As the saying goes: even civilized societies are always only two missed meals away from chaos. And energy — a steady, secure, and affordable stream of this life force — is the very foundation of what we call civilization.

Stepping back to illustrate the societal phenomenon: under the Green Deal, a highly complex web of politically proliferating environmentalism has emerged — a highly opaque yet extremely effective redistribution machine. Supported by decades of cultivated green moralism, widely accepted in the population — or at least hardly questioned until now.

In this way, an extraction mechanism has emerged that systematically siphons wealth from the productive machinery of society. This wealth is channeled precisely into the green parasitic system, which can proliferate in the shadow of political programs and moral justification without facing significant resistance.

Over time, a state within the state has emerged, its structures deeply grown into economic and institutional fabrics. This entity now seems to be entering a new phase — one of exponential weakening of its host body. Rising energy prices, which over the long term translate into higher inflation rates, are a symptom of the host’s weakening.

I apologize for the lengthy excerpts, but as I read the article, I couldn’t help thinking, “There but for the grace of Donald Trump goes America.”
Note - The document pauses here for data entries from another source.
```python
EXPORTS = ["apse_create", "apse_destroy", "apse_last_error", "apse_version", "apse_set_weight", "apse_finalize_weights",
           "apse_set_resize_tables", "apse_set_camera", "apse_preprocess_frames", "apse_preprocess_images", "apse_backbone", "apse_rpn", "apse_rpn_levels",
           "apse_box_head", "apse_set_detections", "apse_mask_tail", "apse_embed", "apse_forward", "apse_results_describe",
           "apse_read_results", "apse_read_results_begin", "apse_read_results_end", "apse_copy_mask_window", "apse_copy_mask_windows", "apse_host_copy", "apse_feature_shape", "apse_export_feature", "apse_debug_tensor",
           "apse_flops", "apse_profile", "apse_profile_read", "apse_conv_packed_elems", "apse_conv_pack_weight", "apse_conv2d", "apse_maxpool3x3s2",
           "apse_maxpool3x3s2_typed", "apse_roi_align", "apse_roi_align_typed", "apse_roi_pool", "apse_roi_features", "apse_nms_rank", "apse_mask_centroid_dense", "apse_mask_closest_dense",
           "apse_l2_normalize", "apse_sqdist", "apse_undistort_gamma", "apse_lab_tables_host", "apse_resize_normalize", "apse_replay_create", "apse_replay_destroy",
           "apse_replay_step", "apse_replay_packed", "apse_replay_max_id", "apse_replay_next_id", "apse_render_workspace_bytes",
           "apse_render_instances", "apse_render_pack_mask", "apse_render_font_host", "apse_mots_split_workspace_bytes",
           "apse_mots_split_idmap", "apse_mots_rle_to_bits", "apse_mots_overlaps", "apse_mots_render_idmap",
           "apse_assoc_fc_workspace_bytes", "apse_assoc_fc_forward", "apse_assoc_fc_backward", "apse_triplet_workspace_bytes",
           "apse_triplet_hard_forward", "apse_triplet_all_forward", "apse_triplet_hard_backward", "apse_triplet_all_backward",
           "apse_sgd_step", "apse_coco_box_iou", "apse_coco_poly_to_bits", "apse_coco_match",
           "apse_coco_accumulate_workspace_bytes", "apse_coco_sort_lists", "apse_coco_accumulate",
           "apse_mask_roi_features", "apse_mask_train_workspace_bytes", "apse_mask_pack_elems", "apse_mask_pack_weight",
           "apse_mask_conv_forward", "apse_mask_conv3x3", "apse_mask_relu_grad", "apse_mask_bias_grad", "apse_mask_wgrad", "apse_mask_loss_forward",
           "apse_mask_loss_backward", "apse_mask_predictor_backward"]


def stream_ptr():
    import torch
    return C.c_void_p(torch.cuda.current_stream().cuda_stream)


def check(rc, ctx=None, what=""):
    if rc != APSE_OK:
        msg = load().apse_last_error(ctx).decode() if ctx is not None else ""
        raise ApseError("%s failed (code %d) %s" % (what, rc, msg))


def ptr(t):
    if t is None:
        return C.c_void_p(0)
    if isinstance(t, np.ndarray):
        assert t.flags["C_CONTIGUOUS"]
        return C.c_void_p(t.ctypes.data)
    assert t.is_contiguous()
    return C.c_void_p(t.data_ptr())
```

### apse_uav_amd/csrc/conv_winograd.hip

```cpp
#include "apse_common.h"

namespace {
constexpr int WTR = 16, WTC = 4;
constexpr int WT = WTR * WTC;
constexpr int WN = 64;
constexpr int KC = 8;
constexpr int NTHR = 512;
constexpr int SLICE_F = 16 * WT * KC;
constexpr size_t WINO_LDS = (size_t)2 * 2 * SLICE_F * sizeof(float);
static_assert(WN == WT, "V and U slices share one size");
static_assert((size_t)16 * WT * 32 * sizeof(float) <= WINO_LDS, "epilogue chunk must fit the staging LDS");
}

__global__ __launch_bounds__(NTHR) void conv_winograd_f32(const ConvParams p) {
    extern __shared__ __attribute__((aligned(16))) char smem[];
    float* Vs = reinterpret_cast<float*>(smem);
    float* Us = Vs + 2 * SLICE_F;
    float* Cs = reinterpret_cast<float*>(smem);

    const int tid = threadIdx.x;
    const int lane = tid & 63, wave = tid >> 6;
    const int fr = lane & 31, fh = lane >> 5;

    const int tiles_y = (p.OH + 2 * WTR - 1) / (2 * WTR), tiles_x = (p.OW + 2 * WTC - 1) / (2 * WTC);
    const int nblk = p.Cout / WN;
    const int nwg = p.B * tiles_y * tiles_x * nblk;
    int bid;
    {
        const int wg = blockIdx.x;
        const int q = nwg >> 3, r = nwg & 7, xcd = wg & 7, idx = wg >> 3;
        bid = (xcd < r ? xcd * (q + 1) : r * (q + 1) + (xcd - r) * q) + idx;
    }
    const int nb = bid % nblk;
    int rest = bid / nblk;
    const int bx = rest % tiles_x; rest /= tiles_x;
    const int by = rest % tiles_y;
    const int b = rest / tiles_y;
    const int oy0 = by * 2 * WTR, ox0 = bx * 2 * WTC, n0 = nb * WN;
    const int C = 1 << p.cin_log2;
    const int nsteps = C / KC;

    const int cg = tid & 1, t = (tid >> 1) & (WT - 1), ti = tid >> 7;
    const int ra = ti == 0 ? 0 : (ti == 2 ? 2 : 1);
    const int rb = ti == 0 ? 2 : (ti == 1 ? 2 : (ti == 2 ? 1 : 3));
    const int iy_a = oy0 + 2 * (t / WTC) - 1 + ra, iy_b = oy0 + 2 * (t / WTC) - 1 + rb;
    const int ix0 = ox0 + 2 * (t % WTC) - 1;
    const __amdgpu_buffer_rsrc_t xrsrc =
        __builtin_amdgcn_make_buffer_rsrc(const_cast<float*>(p.x), 0, (int)((((unsigned)(p.B * p.H * p.W)) << p.cin_log2) * 4u), 0x00020000);
    unsigned xoff[2][4];
#pragma unroll
    for (int r = 0; r < 2; ++r) {
        const int iy = r ? iy_b : iy_a;
#pragma unroll
        for (int c = 0; c < 4; ++c) {
            const int ix = ix0 + c;
            const bool in = (unsigned)iy < (unsigned)p.H && (unsigned)ix < (unsigned)p.W;
            xoff[r][c] = in ? ((((unsigned)((b * p.H + iy) * p.W + ix)) << p.cin_log2) + (unsigned)(cg * 4)) * 4u : 0x80000000u;
        }
    }
    const float* ubase = p.wu + (size_t)n0 * KC;
    const size_t ustep = (size_t)16 * p.Cout * KC;

    f32x4 xr[2][4], ur[4];
    auto fetch = [&](int s) {
        const unsigned kb = (unsigned)(s * KC * 4);
#pragma unroll
        for (int r = 0; r < 2; ++r)
#pragma unroll
            for (int c = 0; c < 4; ++c)
                xr[r][c] = __builtin_bit_cast(f32x4, __builtin_amdgcn_raw_buffer_load_b128(xrsrc, (int)(xoff[r][c] + kb), 0, 0));
        const float* us = ubase + (size_t)s * ustep;
#pragma unroll
        for (int k = 0; k < 4; ++k) {
            const int q = tid + NTHR * k;
            const int xi = q >> 7, co = (q >> 1) & 63, h = q & 1;
            ur[k] = *reinterpret_cast<const f32x4*>(us + ((size_t)xi * p.Cout + co) * KC + h * 4);
        }
    };
    auto stage = [&](int buf) {
        f32x4 x[4];
#pragma unroll
        for (int c = 0; c < 4; ++c) x[c] = ti == 1 ? xr[0][c] + xr[1][c] : xr[0][c] - xr[1][c];
        const f32x4 v[4] = {x[0] - x[2], x[1] + x[2], x[2] - x[1], x[1] - x[3]};
        const int sw = (cg ^ ((t >> 3) & 1)) * 4;
#pragma unroll
        for (int j = 0; j < 4; ++j)
            *reinterpret_cast<f32x4*>(Vs + buf * SLICE_F + ((4 * ti + j) * WT + t) * KC + sw) = v[j];
#pragma unroll
        for (int k = 0; k < 4; ++k) {
            const int q = tid + NTHR * k;
            const int xi = q >> 7, co = (q >> 1) & 63, h = q & 1;
            *reinterpret_cast<f32x4*>(Us + buf * SLICE_F + (xi * WN + co) * KC + ((h ^ ((co >> 3) & 1)) * 4)) = ur[k];
        }
    };

    f32x16 acc[2][2][2];
#pragma unroll
    for (int a = 0; a < 2; ++a)
#pragma unroll
        for (int i = 0; i < 2; ++i)
#pragma unroll
            for (int j = 0; j < 2; ++j)
#pragma unroll
                for (int v = 0; v < 16; ++v) acc[a][i][j][v] = 0.f;

    fetch(0);
    stage(0);
    __syncthreads();
    const int fsw = (fh ^ ((fr >> 3) & 1)) * 4;
    for (int s = 0; s < nsteps; ++s) {
        const int buf = s & 1;
        const bool more = s + 1 < nsteps;
        if (more) fetch(s + 1);
#pragma unroll
        for (int a = 0; a < 2; ++a) {
            const int xi = 2 * wave + a;
            f32x4 af[2], bf[2];
#pragma unroll
            for (int i = 0; i < 2; ++i) af[i] = *reinterpret_cast<const f32x4*>(Vs + buf * SLICE_F + (xi * WT + 32 * i + fr) * KC + fsw);
#pragma unroll
            for (int j = 0; j < 2; ++j) bf[j] = *reinterpret_cast<const f32x4*>(Us + buf * SLICE_F + (xi * WN + 32 * j + fr) * KC + fsw);
#pragma unroll
            for (int k = 0; k < 4; ++k)
#pragma unroll
                for (int i = 0; i < 2; ++i)
#pragma unroll
                    for (int j = 0; j < 2; ++j)
                        acc[a][i][j] = __builtin_amdgcn_mfma_f32_32x32x2f32(af[i][k], bf[j][k], acc[a][i][j], 0, 0, 0);
        }
        if (more) stage(buf ^ 1);
        __syncthreads();
    }

    const int et = tid >> 3, eg = tid & 7;
    const int oy = oy0 + 2 * (et / WTC), ox = ox0 + 2 * (et % WTC);
    typedef unsigned u32x4_t __attribute__((ext_vector_type(4)));
#pragma unroll
    for (int j = 0; j < 2; ++j) {
#pragma unroll
        for (int a = 0; a < 2; ++a)
#pragma unroll
            for (int i = 0; i < 2; ++i)
#pragma unroll
                for (int v = 0; v < 16; ++v) {
                    const int row = 32 * i + (v & 3) + 8 * (v >> 2) + 4 * fh;
                    Cs[((2 * wave + a) * WT + row) * 32 + fr] = acc[a][i][j][v];
                }
        __syncthreads();
        f32x4 m[16];
#pragma unroll
        for (int k = 0; k < 16; ++k) m[k] = *reinterpret_cast<const f32x4*>(Cs + (k * WT + et) * 32 + eg * 4);
        f32x4 s0[4], s1[4];
#pragma unroll
        for (int c = 0; c < 4; ++c) {
            s0[c] = m[c] + m[4 + c] + m[8 + c];
            s1[c] = m[4 + c] - m[8 + c] - m[12 + c];
        }
        const int co = n0 + 32 * j + 4 * eg;
        const f32x4 bias4 = p.bias ? *reinterpret_cast<const f32x4*>(p.bias + co) : f32x4{0.f, 0.f, 0.f, 0.f};
        f32x4 y[2][2] = {{s0[0] + s0[1] + s0[2], s0[1] - s0[2] - s0[3]}, {s1[0] + s1[1] + s1[2], s1[1] - s1[2] - s1[3]}};
#pragma unroll
        for (int dy = 0; dy < 2; ++dy)
#pragma unroll
            for (int dx = 0; dx < 2; ++dx) {
                f32x4 val = y[dy][dx] + bias4;
                if (p.relu) {
#pragma unroll
                    for (int k = 0; k < 4; ++k) val[k] = apse_relu(val[k]);
                }
                if (oy + dy < p.OH && ox + dx < p.OW)
                    APSE_NT_STORE(val, reinterpret_cast<f32x4*>(p.y + ((size_t)(b * p.OH + oy + dy) * p.OW + ox + dx) * p.y_ld + p.y_coff + co));
            }
        __syncthreads();
    }
}
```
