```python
def conv_gemm(x, w, bias, taps=TAPS_1, dims=(1, 1, 1), residual=None, out=None, tile=0, stats=None):
    _chk2d(x)
    M, Cin = x.shape
    Cout = w.shape[0]
    _chk_conv_w("conv_gemm", x, w, len(taps))
    out = alloc(M, Cout, dtype=x.dtype, device=x.device) if out is None else out
    _chk2d(out)
    arr, nt = H.taps_array(taps)
    es = x.element_size()
    base = (H.dt_of(x), x.data_ptr(), x.stride(0), w.data_ptr(), H.ptr(bias), H.ptr(residual),
            0 if residual is None else residual.stride(0), out.data_ptr(), out.stride(0), M, Cout, Cin, nt, arr,
            int(dims[0]), int(dims[1]), int(dims[2]))
    if tile == 0 and stats is None and halo_tile_pinned(x, taps, dims):
        tile = halo_tile_code(x, taps, dims)
    if tile == 0 and strip_tile_pinned(x, Cout, taps, stats):
        tile = 131
    if tile == 0:
        cands = (128, 129) if stats is not None else (64, 128, 129) + ((130,) if HALO_CANDIDATE and halo_tile_ok(x, taps, dims) else ())
        if ring_tile_candidate(x, Cout, nt):
            cands = cands + (132,)
        tile = _pick_tile((es, M, Cin, nt, Cout, residual is not None, False, tuple(dims) if 130 in cands else None),
                          lambda t: H.call("mmd_conv_gemm", *base, t, H.stream_handle()), M, Cout, cands, out=out, scratch=(x, residual))
    meta = _conv_meta("conv_gemm", x, Cout, nt, tile, residual)
    if stats is not None:
        _dispatch("mmd_conv_gemm_stats", *base, tile, *_stats_args(stats, M, Cout), meta=meta)
    else:
        _dispatch("mmd_conv_gemm", *base, tile, meta=meta)
    return out


_STRIP_BLOCKS_RULE = int(os.environ.get("MMD_STRIP_BLOCKS_RULE", "448"))


def strip_column_split(M, K, Cout):
    rf, cc = (2, 64) if K <= 256 else (1, 32)
    rowblocks, nch, n = -(-M // (128 * rf)), Cout // cc, 1
    for d in range(1, min(nch, 16) + 1):
        if nch % d == 0:
            n = d
            if rowblocks * d >= _STRIP_BLOCKS_RULE:
                break
    return n


def gn_tiled_ok(geom: Geom, Cin, Cout):
    return geom.contiguous and geom.Tn >= 128 and Cin <= 256 and (Cout + 127) // 128 <= 2


def gn_fusable(geom: Geom, Cin, Cout, x=None, stats=None, act=False):
    if x is not None and strip_tile_pinned(x, Cout, stats=stats):
        if not strip_tile_pinned(x, Cout, stats=stats, geom=geom):
            return False
        return not (act and strip_column_split(x.shape[0], Cin, Cout) > 2)
    return gn_tiled_ok(geom, Cin, Cout)


def gn_conv1x1(x, a, b, geom: Geom, act, w, bias, residual=None, out=None, tile=0, stats=None):
    _chk2d(x)
    M, Cin = x.shape
    Cout = w.shape[0]
    _chk_conv_w("gn_conv1x1", x, w, 1)
    out = alloc(M, Cout, dtype=x.dtype, device=x.device) if out is None else out
    _chk2d(out)
    es = x.element_size()
    tiled_ok = gn_tiled_ok(geom, Cin, Cout)
    strip_ok = strip_tile_ok(x, Cout, stats=stats, geom=geom)
    if not ((tile == 131 and strip_ok) or (tile in (64, 128) and tiled_ok) or (tile == 0 and (tiled_ok or strip_ok))):
        raise H.MMDError("gn_conv1x1: needs contiguous slices of >= 128 rows, Cin <= 256 (use gn_apply + conv_gemm otherwise)")
    base = (H.dt_of(x), x.data_ptr(), x.stride(0), a.data_ptr(), b.data_ptr(), 1 if act else 0, geom.S, geom.Tn,
            w.data_ptr(), H.ptr(bias), H.ptr(residual),
            0 if residual is None else residual.stride(0), out.data_ptr(), out.stride(0), M, Cout, Cin)
    if tile == 0 and strip_tile_pinned(x, Cout, stats=stats, geom=geom):
        tile = 131
    if tile == 0 and not tiled_ok:
        raise H.MMDError("gn_conv1x1: the row-strip kernel is switched off (MMD_GEMM_STRIP) and the tiled loader cannot take this launch")
    if tile == 0:
        tile = _pick_tile((es, M, Cin, 1, Cout, residual is not None, True),
                          lambda t: H.call("mmd_gn_conv1x1", *base, t, H.stream_handle()), M, Cout,
                          candidates=(128,) if stats is not None else (64, 128), out=out, scratch=(x, residual, a, b))
    meta = _conv_meta("gn_conv1x1", x, Cout, 1, tile, residual)
    if stats is not None:
        _dispatch("mmd_gn_conv1x1_stats", *base, tile, *_stats_args(stats, M, Cout), meta=meta)
    else:
        _dispatch("mmd_gn_conv1x1", *base, tile, meta=meta)
    return out


_STRIP_K128_RF1 = os.environ.get("MMD_STRIP_K128_RF1", "1") != "0"


def skip_fusable(h, x, cout, geom: Geom, stats=None, out=None):
    if h.dtype != torch.bfloat16 or x.dtype != torch.bfloat16 or h.dim() != 2 or x.dim() != 2 or h.shape[0] != x.shape[0]:
        return False
    M, K1 = h.shape
    if K1 != 128 or x.shape[1] not in (256, 384) or cout % 32 or cout > 2048 or not _STRIP_K128_RF1:
        return False
    if not (geom.covers(M) and geom.Tn >= 16384) or (stats is not None and M % 64):
        return False
    if not strip_tile_pinned(h, cout, stats=stats, geom=geom) or not gn_fusable(geom, K1, cout, h, stats, act=True):
        return False
    ts = (h, x) + (() if out is None else (out,))
    if any(t.stride(1) != 1 or t.stride(0) % 8 or t.data_ptr() % 16 for t in ts):
        return False
# ... 692 lines not shown
```

Measured before the change: 375.0 pair-steps/s.

## Add K-deep 64x64 direct-to-LDS conv GEMM tile as autotune candidate

After: 377.7 pair-steps/s, median of 6. No clear change (+0.7%).

```diff
diff --git a/mm-diffusion_amd/csrc/mmd_gemm.hip b/mm-diffusion_amd/csrc/mmd_gemm.hip
--- a/mm-diffusion_amd/csrc/mmd_gemm.hip
+++ b/mm-diffusion_amd/csrc/mmd_gemm.hip
@@ -687,6 +687,166 @@
     __syncthreads();
     epilogue_stats<128, 128>(p, ssum, ssq, sC, m0, n0, tid);
   }
+}
+
+template <int BN, int NK>
+__device__ __forceinline__ void kdeep_compute(const char* bA, const char* bW, int half, int xsw, f32x16 (&acc)[BN / 64][1]) {
+  constexpr int TCO = BN / 64;
+  u32x4 fw[4 * NK][TCO], fa[4 * NK];
+  auto rd = [&](int s) {
+    const int phys = ((2 * (s & 3) + half) ^ xsw) * 16;
+#pragma unroll
+    for (int a = 0; a < TCO; ++a) fw[s][a] = *(const u32x4*)(bW + (s >> 2) * BN * 128 + a * 32 * 128 + phys);
+    fa[s] = *(const u32x4*)(bA + (s >> 2) * 64 * 128 + phys);
+  };
+  rd(0); rd(1);
+  FRAG_FENCE();
+#pragma unroll
+  for (int s = 0; s < 4 * NK; ++s) {
+    if (s + 2 < 4 * NK) rd(s + 2);
+#pragma unroll
+    for (int a = 0; a < TCO; ++a) Mma<__bf16>::run(fw[s][a], fa[s], acc[a][0]);
+    FRAG_FENCE();
+  }
+}
+
+template <int BN>
+__global__ __launch_bounds__(256, 2) void conv_gemm_kdeep_kernel(const ConvGemmParams p) {
+#if defined(__HIP_DEVICE_COMPILE__)
+  using T = __bf16;
+  constexpr int BM = 64, ES = 2, CPT = 8;
+  constexpr int LDC = BN + 4;
+  constexpr int A_CH = BM * 128, W_CH = BN * 128;
+  constexpr int A_ST = 2 * A_CH, W_ST = 2 * W_CH;
+  constexpr int MAIN_B = 2 * (A_ST + W_ST);
+  static_assert(MAIN_B >= BM * LDC * 4, "the fp32 staging tile overlays the ring");
+  constexpr int WI = BN / 32;
+  extern __shared__ __attribute__((aligned(16))) char smem[];
+  char* sA = smem;
+  char* sW = smem + 2 * A_ST;
+  float* sC = (float*)smem;
+  int* s_taps = (int*)(smem + MAIN_B);
+
+  const int tid = threadIdx.x;
+  const int lane = tid & 63;
+  const int wave = __builtin_amdgcn_readfirstlane(tid >> 6);
+  const int wc = wave & 1, wr = wave >> 1;
+  const int half = lane >> 5, l31 = lane & 31;
+  if (tid < p.ntaps * 3) s_taps[tid] = p.taps[tid];
+
+  const int Nt = (p.Cout + BN - 1) / BN;
+  const int nwg = gridDim.x;
+  int wgid;
+  {
+    const int bid = blockIdx.x, q = nwg >> 3, r = nwg & 7, xcd = bid & 7;
+    wgid = (xcd < r ? xcd * (q + 1) : r * (q + 1) + (xcd - r) * q) + (bid >> 3);
+  }
+  const int nt = wgid % Nt, mt = wgid / Nt;
+  const int m0 = mt * BM, n0 = nt * BN;
+
+  const int CinV = p.Cin / 8;
+  const int64_t K = (int64_t)p.Cin * p.ntaps;
+  const int nchunk = (int)(K / 64);
+  const int nst = (nchunk + 1) >> 1;
+  const int D12 = p.D1 * p.D2;
+
+  const int lrow = lane >> 3, pc = lane & 7;
+  const int c_par[2] = {pc ^ (lane >> 4), pc ^ (lane >> 4) ^ 4};
+
+  typedef __attribute__((address_space(3))) void* lptr_t;
+  const uint32_t OOB = 0xfffffff0u;
+  const int w_rows = p.Cout - n0 < BN ? p.Cout - n0 : BN;
+  const auto rsrcA = __builtin_amdgcn_make_buffer_rsrc((void*)p.A, 0, (int)(((int64_t)p.M - 1) * p.lda * ES + (int64_t)p.Cin * ES), 0x00020000);
+  const auto rsrcW = __builtin_amdgcn_make_buffer_rsrc((void*)(p.W + (int64_t)n0 * K * ES), 0, (int)((int64_t)w_rows * K * ES), 0x00020000);
+  int pp0[2], pp1[2], pp2[2];
+  uint32_t a_base[2], w_off[WI], a_voff[2][2];
+#pragma unroll
+  for (int i = 0; i < 2; ++i) {
+    const int m = m0 + wave * 16 + 8 * i + lrow;
+    if (m < p.M) {
+      pp2[i] = m % p.D2;
+      pp1[i] = (m / p.D2) % p.D1;
+      pp0[i] = (m / D12) % p.D0;
+    } else {
+      pp0[i] = pp1[i] = pp2[i] = -(1 << 28);
+    }
+    a_base[i] = (uint32_t)(((int64_t)m * p.lda + (int64_t)c_par[i] * 8) * ES);
+    a_voff[0][i] = a_voff[1][i] = OOB;
+  }
+#pragma unroll
+  for (int i = 0; i < WI; ++i) {
+    const int row = wave * (BN / 4) + 8 * i + lrow;
+    w_off[i] = row < w_rows ? (uint32_t)((row * K + (int64_t)c_par[i & 1] * 8) * ES) : OOB;
+  }
+  int u_tap[2], u_civ[2];
+  bool u_new[2] = {true, true};
+#pragma unroll
+  for (int c = 0; c < 2; ++c) { u_tap[c] = (c * CPT) / CinV; u_civ[c] = (c * CPT) % CinV; }
+  int u_k = 0;
+  __syncthreads();
+
+  auto issue = [&](int buf) {
+#pragma unroll
+    for (int c = 0; c < 2; ++c) {
+      if (u_k + c >= nchunk) break;
+      if (u_new[c]) {
+        const int t3 = u_tap[c] * 3;
+        const int o0 = __builtin_amdgcn_readfirstlane(s_taps[t3]), o1 = __builtin_amdgcn_readfirstlane(s_taps[t3 + 1]),
+                  o2 = __builtin_amdgcn_readfirstlane(s_taps[t3 + 2]);
+        const int shift = (int)((((int64_t)o0 * D12 + (int64_t)o1 * p.D2 + o2) * p.lda) * ES);
+#pragma unroll
+        for (int i = 0; i < 2; ++i) {
+          const bool ok = (unsigned)(pp0[i] + o0) < (unsigned)p.D0 && (unsigned)(pp1[i] + o1) < (unsigned)p.D1 &&
+                          (unsigned)(pp2[i] + o2) < (unsigned)p.D2;
+          a_voff[c][i] = ok ? a_base[i] + (uint32_t)shift : OOB;
+        }
+      }
+      const int soffA = u_civ[c] * 16, soffW = (u_tap[c] * p.Cin + u_civ[c] * 8) * ES;
+      char* dA = sA + buf * A_ST + c * A_CH + wave * (16 * 128);
+      char* dW = sW + buf * W_ST + c * W_CH + wave * (BN / 4 * 128);
+#pragma unroll
+      for (int i = 0; i < 2; ++i)
+        __builtin_amdgcn_raw_ptr_buffer_load_lds(rsrcA, (lptr_t)(dA + i * 1024), 16, a_voff[c][i], soffA, 0, 0);
+#pragma unroll
+      for (int i = 0; i < WI; ++i)
+        __builtin_amdgcn_raw_ptr_buffer_load_lds(rsrcW, (lptr_t)(dW + i * 1024), 16, w_off[i], soffW, 0, 0);
+    }
+    u_k += 2;
+#pragma unroll
+    for (int c = 0; c < 2; ++c) {
+      const int t = u_tap[c];
+      u_civ[c] += 2 * CPT;
+      while (u_civ[c] >= CinV) { u_civ[c] -= CinV; ++u_tap[c]; }
+      u_new[c] = u_tap[c] != t;
+    }
+  };
+
+  f32x16 acc[BN / 64][1];
+#pragma unroll
+  for (int a = 0; a < BN / 64; ++a)
+#pragma unroll
+    for (int r = 0; r < 16; ++r) acc[a][0][r] = 0.f;
+
+  const int xsw = (l31 >> 1) & 7;
+  const char* bA = sA + (wr * 32 + l31) * 128;
+  const char* bW = sW + (wc * (BN / 2) + l31) * 128;
+
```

But more to the point:  if we fail to see that the Green Catastrophe will, if we allow it to, become as much a part of our polity as it is in Europe.  Hell, thanks to the Obama Dozen Years it nearly did, and it’s taking a Herculean effort by the Trump Administration to undo and untangle us from that strangling creeper.

Suicide may be woven into the Western European polity;  but I’m sure as hell hoping that it’s not in ours.